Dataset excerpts
+-------+
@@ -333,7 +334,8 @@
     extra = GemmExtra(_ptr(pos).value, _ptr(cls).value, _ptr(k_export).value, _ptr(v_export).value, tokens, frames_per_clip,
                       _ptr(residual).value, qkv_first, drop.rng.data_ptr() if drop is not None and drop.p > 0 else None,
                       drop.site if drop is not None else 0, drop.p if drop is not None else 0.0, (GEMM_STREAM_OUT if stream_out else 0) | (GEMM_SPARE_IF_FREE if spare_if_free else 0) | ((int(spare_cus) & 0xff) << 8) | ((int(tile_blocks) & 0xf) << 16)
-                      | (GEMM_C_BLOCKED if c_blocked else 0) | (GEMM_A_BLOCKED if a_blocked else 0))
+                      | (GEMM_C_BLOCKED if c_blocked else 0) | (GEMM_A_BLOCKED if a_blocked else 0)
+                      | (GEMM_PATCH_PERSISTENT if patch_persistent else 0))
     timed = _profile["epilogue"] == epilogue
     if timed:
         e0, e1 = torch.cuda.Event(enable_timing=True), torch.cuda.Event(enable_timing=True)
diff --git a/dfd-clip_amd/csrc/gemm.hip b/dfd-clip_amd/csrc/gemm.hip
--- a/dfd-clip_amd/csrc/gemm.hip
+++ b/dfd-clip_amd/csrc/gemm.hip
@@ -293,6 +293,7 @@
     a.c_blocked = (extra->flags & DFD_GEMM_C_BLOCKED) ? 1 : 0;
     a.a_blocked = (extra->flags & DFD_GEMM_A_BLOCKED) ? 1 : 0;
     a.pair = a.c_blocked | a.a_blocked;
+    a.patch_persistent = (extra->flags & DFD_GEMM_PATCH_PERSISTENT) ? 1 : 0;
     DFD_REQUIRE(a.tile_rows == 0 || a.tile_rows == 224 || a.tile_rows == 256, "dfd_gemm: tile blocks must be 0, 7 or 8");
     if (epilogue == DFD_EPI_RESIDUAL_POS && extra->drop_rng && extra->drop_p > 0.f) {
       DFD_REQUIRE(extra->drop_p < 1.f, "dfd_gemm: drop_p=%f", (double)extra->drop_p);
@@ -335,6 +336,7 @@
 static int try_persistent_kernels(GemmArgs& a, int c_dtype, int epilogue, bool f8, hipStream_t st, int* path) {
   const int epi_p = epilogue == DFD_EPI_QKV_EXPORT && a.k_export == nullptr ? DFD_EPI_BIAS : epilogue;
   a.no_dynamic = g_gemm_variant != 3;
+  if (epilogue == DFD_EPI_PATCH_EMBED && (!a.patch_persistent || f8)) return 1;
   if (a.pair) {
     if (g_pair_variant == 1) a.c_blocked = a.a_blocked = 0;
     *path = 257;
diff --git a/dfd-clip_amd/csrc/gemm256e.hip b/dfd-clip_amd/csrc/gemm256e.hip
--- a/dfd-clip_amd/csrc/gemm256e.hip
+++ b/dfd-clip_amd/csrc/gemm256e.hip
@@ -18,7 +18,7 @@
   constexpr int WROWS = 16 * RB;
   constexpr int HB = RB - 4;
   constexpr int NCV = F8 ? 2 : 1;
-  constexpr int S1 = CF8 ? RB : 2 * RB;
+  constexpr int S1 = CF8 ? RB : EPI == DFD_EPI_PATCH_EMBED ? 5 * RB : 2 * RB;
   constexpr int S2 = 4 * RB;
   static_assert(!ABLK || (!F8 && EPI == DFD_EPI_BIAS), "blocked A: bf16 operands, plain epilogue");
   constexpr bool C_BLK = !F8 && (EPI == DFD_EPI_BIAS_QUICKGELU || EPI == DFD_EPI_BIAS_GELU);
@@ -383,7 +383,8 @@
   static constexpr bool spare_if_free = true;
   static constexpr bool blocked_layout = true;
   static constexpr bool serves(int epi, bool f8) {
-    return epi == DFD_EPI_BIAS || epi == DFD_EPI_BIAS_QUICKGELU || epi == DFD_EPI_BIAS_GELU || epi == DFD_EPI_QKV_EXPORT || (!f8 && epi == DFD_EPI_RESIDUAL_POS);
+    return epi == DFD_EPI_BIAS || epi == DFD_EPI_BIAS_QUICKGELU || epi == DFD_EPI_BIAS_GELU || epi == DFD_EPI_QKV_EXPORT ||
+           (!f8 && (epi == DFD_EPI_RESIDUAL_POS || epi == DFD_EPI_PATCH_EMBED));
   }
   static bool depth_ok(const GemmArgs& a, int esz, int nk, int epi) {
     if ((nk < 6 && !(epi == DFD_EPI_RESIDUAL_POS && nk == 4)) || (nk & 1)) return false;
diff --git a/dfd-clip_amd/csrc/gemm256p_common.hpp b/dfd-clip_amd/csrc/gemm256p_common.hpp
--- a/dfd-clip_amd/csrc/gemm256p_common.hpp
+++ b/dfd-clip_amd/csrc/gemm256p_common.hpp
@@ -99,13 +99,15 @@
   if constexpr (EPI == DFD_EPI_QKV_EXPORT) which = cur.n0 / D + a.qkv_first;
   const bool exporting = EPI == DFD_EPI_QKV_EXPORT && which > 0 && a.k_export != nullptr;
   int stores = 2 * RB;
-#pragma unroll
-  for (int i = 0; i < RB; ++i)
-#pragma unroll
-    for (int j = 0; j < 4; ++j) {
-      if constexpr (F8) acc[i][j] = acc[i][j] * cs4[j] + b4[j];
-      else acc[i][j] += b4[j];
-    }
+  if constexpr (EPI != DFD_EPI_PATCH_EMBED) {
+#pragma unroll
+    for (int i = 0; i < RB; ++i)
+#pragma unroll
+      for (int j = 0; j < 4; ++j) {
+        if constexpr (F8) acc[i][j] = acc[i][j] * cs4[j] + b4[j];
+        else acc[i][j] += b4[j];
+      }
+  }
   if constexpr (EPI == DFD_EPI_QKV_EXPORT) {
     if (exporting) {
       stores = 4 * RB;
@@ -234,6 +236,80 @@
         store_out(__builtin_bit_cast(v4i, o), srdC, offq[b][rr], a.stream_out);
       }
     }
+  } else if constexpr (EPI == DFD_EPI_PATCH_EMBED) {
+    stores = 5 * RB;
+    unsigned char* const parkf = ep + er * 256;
+-------+
- DIRECTIONS -
Give back precisely the lines above that start at the line containing "a.c_blocked = (extra->flags" and end at the line containing "if (epilogue == DFD_EPI_RESIDUAL_POS", inclusive. No other lines belong in the output.

- EXERCISE OUTPUT -
     a.c_blocked = (extra->flags & DFD_GEMM_C_BLOCKED) ? 1 : 0;
     a.a_blocked = (extra->flags & DFD_GEMM_A_BLOCKED) ? 1 : 0;
     a.pair = a.c_blocked | a.a_blocked;
+    a.patch_persistent = (extra->flags & DFD_GEMM_PATCH_PERSISTENT) ? 1 : 0;
     DFD_REQUIRE(a.tile_rows == 0 || a.tile_rows == 224 || a.tile_rows == 256, "dfd_gemm: tile blocks must be 0, 7 or 8");
     if (epilogue == DFD_EPI_RESIDUAL_POS && extra->drop_rng && extra->drop_p > 0.f) {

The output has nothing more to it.